Shared Registry Resolution And Ownership¶

This page explains the dynamic rules around the shared registry: how canonical names relate to authoritative ids, what makes a record fresh, how duplicate publishers are handled, and when registry state is treated as stale versus as a hard error.

Mental Model¶

The registry resolves in two stages:

storage-level lookup decides whether there is a fresh usable record for a logical name,
runtime-level control validation decides whether the pointed-to manifest and agent-definition data are still safe to trust.

That distinction is why some failures collapse into “stale” while others still fail fast.

Canonical Names And Agent IDs¶

Registry-facing input accepts either:

canonical HOUMAO-gpu, or
unprefixed gpu.

The runtime canonicalizes both to HOUMAO-gpu before:

reading a record,
publishing a record,
comparing logical ownership.

Important consequences:

prefixed and unprefixed input refer to the same logical identity,
canonical names remain the human-stable lookup surface,
agent_id is the authoritative runtime-wide directory key and direct lookup surface,
convenience lookup by canonical name may need to scan live records and can report ambiguity when multiple live agent_ids share one canonical name.

Freshness And Lease Semantics¶

Freshness is lease-based, not directory-based.

v1 uses a 24-hour soft lease,
lease_expires_at >= now means the record is fresh,
expired records are treated as stale even if the directory still exists,
stale directories are expected after crashes and are cleaned later by houmao-mgr admin cleanup registry.

Timezone matters:

published_at and lease_expires_at must include timezone information,
naive timestamps are rejected rather than interpreted relative to the local machine timezone.

Generation Ownership¶

generation_id answers “which live session instance currently owns this logical name?”

Rules:

a new tmux-backed live session gets one generation_id,
refreshes keep the same generation_id,
resume reuses the persisted generation_id when the same live session is being reclaimed,
a replacement publisher must use a different generation_id,
ownership conflicts are enforced on agent_id, not on canonical name alone.

Fresh duplicate ownership is not allowed.

If a fresh record already exists for the same canonical agent_name with a different generation_id:

the new publish attempt is rejected,
later refreshes also re-check ownership so a losing publisher can stand down instead of quietly coexisting.

Stale Versus Hard-Invalid Outcomes¶

The registry intentionally distinguishes “unusable stale state” from “this would target the wrong session.”

Storage-level stale outcomes¶

resolve_live_agent_record() returns no live record when the stored record.json is:

missing,
malformed JSON,
schema-invalid under the strict model,
expired,
published under a different canonical name than the requested name lookup,
ambiguous because more than one fresh agent_id matches the requested canonical name.

Those cases are treated as not-found or stale discovery state rather than as a live result.

Runtime-level hard validation outcomes¶

After a fresh record is found, name-based control still validates the pointers it is about to trust.

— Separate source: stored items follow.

// ... 36 lines not shown
  Key128 key = position_key(pos, &epl);
  int in_check = 0;
  int n_moves = warp_generate_legal_moves(pos, s_moves[wib], &in_check, lane);
  if (n_moves > MAX_MOVES) n_moves = MAX_MOVES;
  if (lane == 0) {
    E.root_key[g] = key;
    E.root_ep_legal[g] = epl ? 1 : 0;
    E.path_key[(size_t)g * E.max_depth] = key;
  }
  __syncwarp();
  bool terminal = n_moves == 0 || is_insufficient_material(pos) || (pos_halfmove(pos) >= 150 && n_moves > 0);
  if (!terminal && pos_halfmove(pos) >= 8) {
    int rep = 0;
    if (lane == 0) rep = leaf_is_fivefold(E, g, 0, key) ? 1 : 0;
    terminal = __shfl_sync(FULL, rep, 0) != 0;
  }
  if (terminal) {
    if (lane == 0) {
      out_info[g] = 1;
      out_value[g] = (n_moves == 0 && in_check) ? -1.0 : E.params->draw_penalty;
      E.pend_flags[g] = 0;
      E.pend_count[g] = 0;
      E.root_node[g] = -1;
    }
    return;
  }
  int root = 0, flags = 0;
  if (lane == 0) {
    root = tt_get(E, g, key);
    if (root < 0) {
      int cnt = E.node_count[g];
      if (cnt >= E.max_nodes) {
        E.status[g] |= ST_NODE_OVERFLOW;
        root = 0;
      } else {
        root = cnt;
        E.node_count[g] = cnt + 1;
        E.node_prior[nb + root] = 0.0;
        E.node_w[nb + root] = 0.0;
        E.node_q[nb + root] = 0.0;
        E.node_n[nb + root] = 0;
        E.node_first[nb + root] = -1;
        E.node_creator[nb + root] = -1;
        E.node_mv[nb + root] = MOVE_NONE;
        E.node_nchild[nb + root] = 0;
        tt_put(E, g, key, root);
// ... 4 lines not shown
    }
    E.root_node[g] = root;
    E.path_node[(size_t)g * E.max_depth] = root;
    E.path_len[g] = 1;
    E.pend_node[g] = root;
    E.pend_count[g] = 0;
    E.pend_flags[g] = flags;
    out_info[g] = flags ? 2 : 0;
    out_value[g] = 0.0;
  }
  flags = __shfl_sync(FULL, flags, 0);
  if (flags) {
    const int wtm = pos_turn(pos);
    for (int k = lane; k < n_moves; k += 32) {
      Move mv = s_moves[wib][k];
      E.leaf_moves[(size_t)g * MAX_MOVES + k] = mv;
      E.leaf_idx[(size_t)g * MAX_MOVES + k] = (u16)policy_index(mv, wtm);
    }
    if (lane == 0) {
      E.leaf_n[g] = n_moves;
      store_position(E.leaf_pos + (size_t)g * POSITION_WORDS, pos);
    }
    if (planes) warp_write_planes(pos, planes + (size_t)g * (19 * 64), lane);
  }
}
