@@ -1090,15 +1158,6 @@
   }
   masked = __builtin_amdgcn_alignbit((uint32_t)hi, (uint32_t)lo, sh);
   mism = __builtin_amdgcn_alignbit((uint32_t)(hi >> 32), (uint32_t)(lo >> 32), sh);
-}
-
-template <int NW>
-__device__ __forceinline__ void sub_bits16(const uint64_t* w, uint32_t h, int i, uint32_t& masked, uint32_t& mism) {
-  const int a = i >> 1, b = (i + 1) >> 1 < NW ? (i + 1) >> 1 : NW - 1;
-  const uint64_t v = (i & 1) ? (h ? w[b] : w[a]) : w[a];
-  const uint32_t sh = 16u * ((h + (uint32_t)i) & 1u);
-  masked = (uint32_t)v >> sh;
-  mism = (uint32_t)(v >> 32) >> sh;
 }
 
 __device__ __forceinline__ uint64_t window_first(uint64_t lo, int k) {
@@ -1308,8 +1367,13 @@
     v.cr = chunk_raw(P.rd, chunk_n0(x, o0));
     const uint64_t s0 = x.oslot + (uint64_t)o0;
     if (!(x.fl & kInfoNoBits)) {
-      v.bw0 = P.sbits[s0 >> 5];
-      if ((s0 & 31) > 16) v.bw1 = P.sbits[(s0 >> 5) + 1];
+      if (P.rd.slots_aligned) {
+        const uint32_t w = ((const uint32_t*)P.sbits)[s0 >> 4];
+        v.bw0 = (uint64_t)(w & 0xFFFFu) | ((uint64_t)(w >> 16) << 32);
+      } else {
+        v.bw0 = P.sbits[s0 >> 5];
+        if ((s0 & 31) > 16) v.bw1 = P.sbits[(s0 >> 5) + 1];
+      }
     }
   }
   return v;
@@ -1332,7 +1396,7 @@
   uint32_t bm = 0, bx = 0;
   uint32_t xo[4] = {4u, 4u, 4u, 4u};
   if (full) {
-    const uint32_t sb = (uint32_t)((x.oslot + (uint64_t)o0) & 31);
+    const uint32_t sb = P.rd.slots_aligned ? 0u : (uint32_t)((x.oslot + (uint64_t)o0) & 31);
     bm = __builtin_amdgcn_alignbit((uint32_t)ld.bw1, (uint32_t)ld.bw0, sb);
     bx = __builtin_amdgcn_alignbit((uint32_t)(ld.bw1 >> 32), (uint32_t)(ld.bw0 >> 32), sb);
     chunk_ctx(P.rd, x.fl & kInfoNeg, chunk_n0(x, o0), ld.cr, j, pc.tb, xo);
diff --git a/adam_amd/csrc/bqsr_observe_lean.hip b/adam_amd/csrc/bqsr_observe_lean.hip
--- a/adam_amd/csrc/bqsr_observe_lean.hip
+++ b/adam_amd/csrc/bqsr_observe_lean.hip
@@ -50,7 +50,7 @@
   }
 }
 
-template <bool kIdent>
+template <bool kIdent, bool kW32>
 __global__ void __launch_bounds__(kBlockThreads) bqsr_observe_lean(ObserveParams P) {
   extern __shared__ __align__(16) unsigned char smem[];
   const int qw = P.w.qw, cells = P.g.cells, C = P.g.C, L = P.g.L;
@@ -105,13 +105,14 @@
     const bool rev = x.dir < 0;
     const uint32_t u1lo = neg ? kT2clo : kT1lo, u2lo = neg ? kT1clo : kT2lo;
     const uint32_t sel_q = rev ? kPermRev : kPermId, sel_x = sec ? kPermRev : kPermId;
-    const int jb = P.rd.slots_aligned ? -(x.st & 15) : 0;
+    const int jb = kW32 ? -(x.st & 15) : 0;
     const uint8_t* qp = P.rd.qual + x.slot;
     for (int j0 = jb; __builtin_amdgcn_ballot_w64(j0 < n); j0 += kSup) {
       if (j0 >= n) continue;
       uint4 qs[kLeanSub];
       uint3 cr[kLeanSub];
-      uint64_t bw[NW];
+      uint64_t bw[kW32 ? 1 : NW];
+      uint4 cw0 = make_uint4(0, 0, 0, 0), cw1 = cw0;
       const uint64_t s0 = x.slot + (uint64_t)(x.st + j0);
 #pragma unroll
       for (int i = 0; i < kLeanSub; ++i) {
@@ -121,9 +122,17 @@
         const int64_t n0 = chunk_n0(x, o0);
         cr[i] = (lv && full && n0 >= 0) ? *(const uint3*)(P.rd.bases + ((n0 >> 3) << 2)) : make_uint3(0, 0, 0);
       }
-#pragma unroll
-      for (int w = 0; w < NW; ++w)
-        bw[w] = !(full && !(x.fl & kInfoNoBits) && (w == 0 || 32 * w - 32 < n - j0)) ? 0ull : P.sbits[(s0 >> 5) + w];
+      if constexpr (kW32) {
+        if (full && !(x.fl & kInfoNoBits)) {
+          const uint32_t* cwp = (const uint32_t*)P.sbits + (s0 >> 4);
+          cw0 = *(const uint4*)cwp;
+          if (4 * kChunk < n - j0) cw1 = *(const uint4*)(cwp + 4);
+        }
+      } else {
+#pragma unroll
+        for (int w = 0; w < NW; ++w)
+          bw[w] = !(full && !(x.fl & kInfoNoBits) && (w == 0 || 32 * w - 32 < n - j0)) ? 0ull : P.sbits[(s0 >> 5) + w];
+      }
 #pragma clang loop unroll(full)
       for (int i = 0; i < kLeanSub; ++i) {
         const int j = j0 + kChunk * i;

That path still fails explicitly when:

runtime.manifest_path is not absolute,
the manifest file no longer exists,
the resolved manifest backend is not tmux-backed,
the persisted tmux session handle in the manifest does not match the addressed tmux session,
the canonical agent name must be learned from manifest or registry metadata rather than inferred from tmux session naming alone,
runtime.agent_def_dir is required but missing, non-absolute, or stale and no explicit --agent-def-dir override was supplied.

That split is intentional:

malformed or expired registry state should not block recovery forever,
but a fresh record that points at the wrong session should not silently recover to some other target.

Known-Name Resolution Flow¶

At the registry-storage layer, two lookup modes exist:

direct lookup by authoritative agent_id using live_agents/<agent-id>/record.json,
convenience lookup by canonical agent name by scanning live records and returning one unique fresh match.

Name-based lookup can therefore report ambiguity when multiple live agent_ids share one canonical name.

Remove And Cleanup Ownership Boundaries¶

Two cleanup paths exist:

targeted removal during authoritative runtime teardown,
stale-directory cleanup through houmao-mgr admin cleanup registry.

Targeted teardown removal is guarded by generation_id:

if the stored record still belongs to another generation, the caller does not remove it.

Stale cleanup is broader:

missing record.json,
malformed records,
expired records beyond the cleanup grace period

are removal candidates regardless of who originally created them.

Current Implementation Notes¶

Publication is lock-free and uses compare-then-replace semantics, so the design tolerates a narrow race window while still requiring the losing generation to stand down later.
Storage-level resolution returning None does not mean name-based runtime control will always succeed when a record exists; manifest and agent-definition validation still happens after record lookup.
Explicit --agent-def-dir overrides beat registry-published runtime.agent_def_dir.